(Stored data)
+ + + +

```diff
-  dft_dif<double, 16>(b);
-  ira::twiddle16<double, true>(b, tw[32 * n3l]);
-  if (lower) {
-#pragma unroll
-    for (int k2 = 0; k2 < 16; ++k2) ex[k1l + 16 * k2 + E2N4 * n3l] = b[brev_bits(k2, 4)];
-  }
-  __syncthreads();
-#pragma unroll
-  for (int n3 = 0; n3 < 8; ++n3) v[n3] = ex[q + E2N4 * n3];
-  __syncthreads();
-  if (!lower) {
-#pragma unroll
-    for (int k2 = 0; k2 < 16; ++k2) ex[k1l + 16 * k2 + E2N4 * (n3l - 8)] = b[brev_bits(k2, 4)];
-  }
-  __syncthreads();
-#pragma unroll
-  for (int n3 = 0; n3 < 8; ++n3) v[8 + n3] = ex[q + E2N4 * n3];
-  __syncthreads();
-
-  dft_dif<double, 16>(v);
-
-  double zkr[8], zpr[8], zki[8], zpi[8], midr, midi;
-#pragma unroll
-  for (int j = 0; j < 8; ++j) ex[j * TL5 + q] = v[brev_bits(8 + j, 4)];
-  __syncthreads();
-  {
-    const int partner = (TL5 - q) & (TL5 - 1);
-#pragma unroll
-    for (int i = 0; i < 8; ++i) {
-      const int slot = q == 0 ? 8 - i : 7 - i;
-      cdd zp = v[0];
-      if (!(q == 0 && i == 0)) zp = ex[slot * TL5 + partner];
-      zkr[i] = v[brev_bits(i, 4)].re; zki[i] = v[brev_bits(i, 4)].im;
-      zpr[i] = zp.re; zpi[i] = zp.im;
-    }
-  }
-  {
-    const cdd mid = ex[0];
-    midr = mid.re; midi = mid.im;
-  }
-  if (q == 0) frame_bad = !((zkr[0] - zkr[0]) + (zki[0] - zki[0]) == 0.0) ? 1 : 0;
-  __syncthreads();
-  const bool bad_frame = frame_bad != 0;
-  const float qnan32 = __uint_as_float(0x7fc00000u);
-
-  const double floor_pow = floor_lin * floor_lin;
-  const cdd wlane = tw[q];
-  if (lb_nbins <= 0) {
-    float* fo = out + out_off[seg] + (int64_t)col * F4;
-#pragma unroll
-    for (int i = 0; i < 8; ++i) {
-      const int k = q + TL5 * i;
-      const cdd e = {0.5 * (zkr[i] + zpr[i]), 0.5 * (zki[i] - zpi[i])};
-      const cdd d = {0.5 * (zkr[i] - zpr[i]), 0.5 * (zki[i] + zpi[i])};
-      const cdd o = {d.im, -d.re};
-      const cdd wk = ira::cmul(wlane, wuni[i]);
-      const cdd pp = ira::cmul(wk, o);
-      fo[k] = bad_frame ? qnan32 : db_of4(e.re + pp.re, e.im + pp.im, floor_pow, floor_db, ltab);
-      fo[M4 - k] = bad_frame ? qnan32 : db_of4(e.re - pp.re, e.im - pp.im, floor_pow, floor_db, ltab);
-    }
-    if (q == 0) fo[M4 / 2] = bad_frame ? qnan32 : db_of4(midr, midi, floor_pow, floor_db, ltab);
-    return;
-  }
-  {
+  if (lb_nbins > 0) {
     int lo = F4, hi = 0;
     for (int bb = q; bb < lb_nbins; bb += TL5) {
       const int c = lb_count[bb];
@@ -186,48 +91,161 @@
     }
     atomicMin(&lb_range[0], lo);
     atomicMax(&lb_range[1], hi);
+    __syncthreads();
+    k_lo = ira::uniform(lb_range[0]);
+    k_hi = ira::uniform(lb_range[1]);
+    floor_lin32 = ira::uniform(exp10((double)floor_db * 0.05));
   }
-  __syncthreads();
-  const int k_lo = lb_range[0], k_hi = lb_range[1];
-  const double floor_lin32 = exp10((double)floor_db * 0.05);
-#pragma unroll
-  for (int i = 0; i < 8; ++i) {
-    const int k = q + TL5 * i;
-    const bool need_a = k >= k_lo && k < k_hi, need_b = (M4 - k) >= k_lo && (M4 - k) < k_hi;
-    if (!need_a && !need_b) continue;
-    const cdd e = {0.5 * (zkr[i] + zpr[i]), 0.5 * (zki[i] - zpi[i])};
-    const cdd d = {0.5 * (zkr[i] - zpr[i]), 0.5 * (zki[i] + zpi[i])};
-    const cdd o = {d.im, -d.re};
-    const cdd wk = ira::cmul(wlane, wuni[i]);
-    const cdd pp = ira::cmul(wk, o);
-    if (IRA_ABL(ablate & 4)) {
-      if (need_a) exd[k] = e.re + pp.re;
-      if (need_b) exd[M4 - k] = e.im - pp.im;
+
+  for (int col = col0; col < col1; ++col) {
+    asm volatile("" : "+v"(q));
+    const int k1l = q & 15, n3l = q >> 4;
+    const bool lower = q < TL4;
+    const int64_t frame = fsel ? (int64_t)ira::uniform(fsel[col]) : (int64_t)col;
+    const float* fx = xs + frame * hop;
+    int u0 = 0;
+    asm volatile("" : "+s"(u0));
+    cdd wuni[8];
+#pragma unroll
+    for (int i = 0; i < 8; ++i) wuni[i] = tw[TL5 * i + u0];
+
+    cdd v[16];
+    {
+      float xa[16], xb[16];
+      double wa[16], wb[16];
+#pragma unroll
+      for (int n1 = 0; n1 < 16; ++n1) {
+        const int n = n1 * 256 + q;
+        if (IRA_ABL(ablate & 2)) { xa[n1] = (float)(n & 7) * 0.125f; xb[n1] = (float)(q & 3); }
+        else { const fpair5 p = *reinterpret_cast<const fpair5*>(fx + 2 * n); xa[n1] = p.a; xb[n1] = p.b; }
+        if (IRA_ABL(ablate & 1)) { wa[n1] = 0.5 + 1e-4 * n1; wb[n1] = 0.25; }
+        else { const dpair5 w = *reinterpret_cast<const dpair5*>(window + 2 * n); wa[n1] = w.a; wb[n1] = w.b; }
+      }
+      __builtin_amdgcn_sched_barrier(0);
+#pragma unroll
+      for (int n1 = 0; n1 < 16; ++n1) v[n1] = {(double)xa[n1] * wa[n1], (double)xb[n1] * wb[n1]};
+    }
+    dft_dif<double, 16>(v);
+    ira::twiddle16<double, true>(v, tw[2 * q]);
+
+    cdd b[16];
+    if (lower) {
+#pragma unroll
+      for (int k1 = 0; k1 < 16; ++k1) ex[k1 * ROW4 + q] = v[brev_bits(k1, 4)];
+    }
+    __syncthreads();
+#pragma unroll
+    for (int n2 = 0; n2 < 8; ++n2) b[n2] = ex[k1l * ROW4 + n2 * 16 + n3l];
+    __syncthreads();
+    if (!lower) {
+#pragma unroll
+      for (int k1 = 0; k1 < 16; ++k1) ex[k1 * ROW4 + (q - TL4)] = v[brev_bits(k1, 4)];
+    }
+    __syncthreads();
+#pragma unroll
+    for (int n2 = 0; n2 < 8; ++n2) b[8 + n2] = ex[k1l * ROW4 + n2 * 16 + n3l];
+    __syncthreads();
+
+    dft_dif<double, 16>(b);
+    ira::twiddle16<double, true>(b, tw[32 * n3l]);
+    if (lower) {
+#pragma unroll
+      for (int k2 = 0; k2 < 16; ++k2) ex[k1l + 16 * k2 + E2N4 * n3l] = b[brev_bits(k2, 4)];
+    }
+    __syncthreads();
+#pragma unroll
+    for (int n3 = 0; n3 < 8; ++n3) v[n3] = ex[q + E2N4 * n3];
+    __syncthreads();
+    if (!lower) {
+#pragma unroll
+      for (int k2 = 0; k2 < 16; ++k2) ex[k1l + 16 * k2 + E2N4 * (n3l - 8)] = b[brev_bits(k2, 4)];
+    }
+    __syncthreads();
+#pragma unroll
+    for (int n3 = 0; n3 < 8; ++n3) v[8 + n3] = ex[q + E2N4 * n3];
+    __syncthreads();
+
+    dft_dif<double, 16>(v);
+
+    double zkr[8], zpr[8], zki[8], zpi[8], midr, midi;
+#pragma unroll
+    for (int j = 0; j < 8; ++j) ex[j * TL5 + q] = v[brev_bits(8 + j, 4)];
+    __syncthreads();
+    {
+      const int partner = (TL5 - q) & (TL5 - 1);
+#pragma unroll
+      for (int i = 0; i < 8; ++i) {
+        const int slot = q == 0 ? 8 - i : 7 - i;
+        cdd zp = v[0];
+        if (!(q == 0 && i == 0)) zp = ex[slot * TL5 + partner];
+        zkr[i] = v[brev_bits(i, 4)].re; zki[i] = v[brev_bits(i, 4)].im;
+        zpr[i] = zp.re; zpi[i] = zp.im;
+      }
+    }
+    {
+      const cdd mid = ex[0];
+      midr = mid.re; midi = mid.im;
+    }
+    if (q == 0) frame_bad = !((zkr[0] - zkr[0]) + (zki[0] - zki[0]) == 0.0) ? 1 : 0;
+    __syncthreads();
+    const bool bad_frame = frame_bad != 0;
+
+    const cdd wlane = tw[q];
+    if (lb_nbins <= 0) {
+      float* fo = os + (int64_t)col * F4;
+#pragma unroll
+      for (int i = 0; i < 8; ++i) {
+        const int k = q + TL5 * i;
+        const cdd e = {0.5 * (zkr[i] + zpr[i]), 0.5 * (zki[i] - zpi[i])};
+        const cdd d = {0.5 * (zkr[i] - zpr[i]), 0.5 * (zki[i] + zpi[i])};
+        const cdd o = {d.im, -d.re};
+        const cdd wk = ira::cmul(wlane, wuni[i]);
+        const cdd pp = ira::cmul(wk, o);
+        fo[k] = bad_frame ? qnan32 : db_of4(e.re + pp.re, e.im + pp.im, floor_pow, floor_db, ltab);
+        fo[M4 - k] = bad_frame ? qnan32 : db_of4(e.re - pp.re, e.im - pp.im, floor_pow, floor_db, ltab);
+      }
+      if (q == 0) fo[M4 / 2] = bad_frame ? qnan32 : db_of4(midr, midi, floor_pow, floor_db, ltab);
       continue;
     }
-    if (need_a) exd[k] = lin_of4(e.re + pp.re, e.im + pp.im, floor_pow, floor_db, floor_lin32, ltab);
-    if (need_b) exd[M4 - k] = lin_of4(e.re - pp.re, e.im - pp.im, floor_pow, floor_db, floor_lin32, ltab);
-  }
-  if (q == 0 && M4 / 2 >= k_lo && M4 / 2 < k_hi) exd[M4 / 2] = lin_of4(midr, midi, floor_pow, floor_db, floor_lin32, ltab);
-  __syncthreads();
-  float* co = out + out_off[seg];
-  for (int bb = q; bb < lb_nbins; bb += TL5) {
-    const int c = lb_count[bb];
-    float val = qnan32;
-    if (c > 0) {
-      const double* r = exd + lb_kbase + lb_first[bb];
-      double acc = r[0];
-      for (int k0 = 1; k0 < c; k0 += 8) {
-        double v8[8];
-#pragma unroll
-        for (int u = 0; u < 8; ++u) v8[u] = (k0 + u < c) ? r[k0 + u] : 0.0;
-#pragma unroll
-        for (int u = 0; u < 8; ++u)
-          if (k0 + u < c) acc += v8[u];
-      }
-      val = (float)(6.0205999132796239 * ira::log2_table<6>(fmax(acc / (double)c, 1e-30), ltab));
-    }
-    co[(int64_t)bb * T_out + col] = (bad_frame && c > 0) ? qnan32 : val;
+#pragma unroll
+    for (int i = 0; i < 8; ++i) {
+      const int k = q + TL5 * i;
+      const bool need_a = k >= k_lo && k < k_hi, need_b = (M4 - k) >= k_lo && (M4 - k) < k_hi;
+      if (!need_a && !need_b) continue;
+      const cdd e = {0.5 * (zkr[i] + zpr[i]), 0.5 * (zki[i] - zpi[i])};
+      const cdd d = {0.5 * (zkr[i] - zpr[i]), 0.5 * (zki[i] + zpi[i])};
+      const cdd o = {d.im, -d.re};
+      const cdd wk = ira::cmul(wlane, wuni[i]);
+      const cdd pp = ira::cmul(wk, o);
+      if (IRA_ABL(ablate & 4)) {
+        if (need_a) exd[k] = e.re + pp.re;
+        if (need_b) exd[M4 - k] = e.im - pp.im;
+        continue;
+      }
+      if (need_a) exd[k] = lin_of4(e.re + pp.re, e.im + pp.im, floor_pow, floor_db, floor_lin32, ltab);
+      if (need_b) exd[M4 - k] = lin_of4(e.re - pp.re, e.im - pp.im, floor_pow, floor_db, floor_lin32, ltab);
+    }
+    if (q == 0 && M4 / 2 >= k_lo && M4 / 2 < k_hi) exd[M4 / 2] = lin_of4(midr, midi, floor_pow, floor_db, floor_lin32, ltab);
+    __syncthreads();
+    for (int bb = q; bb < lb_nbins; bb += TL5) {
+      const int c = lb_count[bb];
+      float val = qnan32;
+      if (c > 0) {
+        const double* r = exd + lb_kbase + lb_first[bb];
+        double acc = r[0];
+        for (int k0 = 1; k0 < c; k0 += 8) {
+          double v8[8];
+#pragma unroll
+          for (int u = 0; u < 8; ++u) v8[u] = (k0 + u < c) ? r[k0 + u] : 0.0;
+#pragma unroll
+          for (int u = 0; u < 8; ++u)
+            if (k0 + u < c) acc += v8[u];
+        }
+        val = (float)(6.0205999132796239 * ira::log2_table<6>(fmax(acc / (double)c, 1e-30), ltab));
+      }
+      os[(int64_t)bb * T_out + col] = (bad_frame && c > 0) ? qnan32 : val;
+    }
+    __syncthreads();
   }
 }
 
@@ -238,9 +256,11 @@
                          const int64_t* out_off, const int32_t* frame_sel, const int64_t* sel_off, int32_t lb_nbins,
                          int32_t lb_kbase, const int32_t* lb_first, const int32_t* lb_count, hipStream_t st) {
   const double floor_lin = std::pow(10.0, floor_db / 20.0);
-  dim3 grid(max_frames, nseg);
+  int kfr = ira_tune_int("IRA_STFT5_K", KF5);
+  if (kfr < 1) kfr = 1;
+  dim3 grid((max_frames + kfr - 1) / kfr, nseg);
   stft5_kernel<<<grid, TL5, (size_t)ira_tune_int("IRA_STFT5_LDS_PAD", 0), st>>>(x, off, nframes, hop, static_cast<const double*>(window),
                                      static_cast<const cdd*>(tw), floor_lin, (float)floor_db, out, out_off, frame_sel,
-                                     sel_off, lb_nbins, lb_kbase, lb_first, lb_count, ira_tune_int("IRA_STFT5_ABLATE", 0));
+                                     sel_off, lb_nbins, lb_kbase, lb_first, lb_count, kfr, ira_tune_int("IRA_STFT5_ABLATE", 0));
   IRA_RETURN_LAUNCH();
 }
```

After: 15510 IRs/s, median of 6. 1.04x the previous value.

+ + + +

Exercise goal: Reproduce all lines from the records above that include the word "wuni".

Result for this task:
-      const cdd wk = ira::cmul(wlane, wuni[i]);
-    const cdd wk = ira::cmul(wlane, wuni[i]);
+    cdd wuni[8];
+    for (int i = 0; i < 8; ++i) wuni[i] = tw[TL5 * i + u0];
+        const cdd wk = ira::cmul(wlane, wuni[i]);
+      const cdd wk = ira::cmul(wlane, wuni[i]);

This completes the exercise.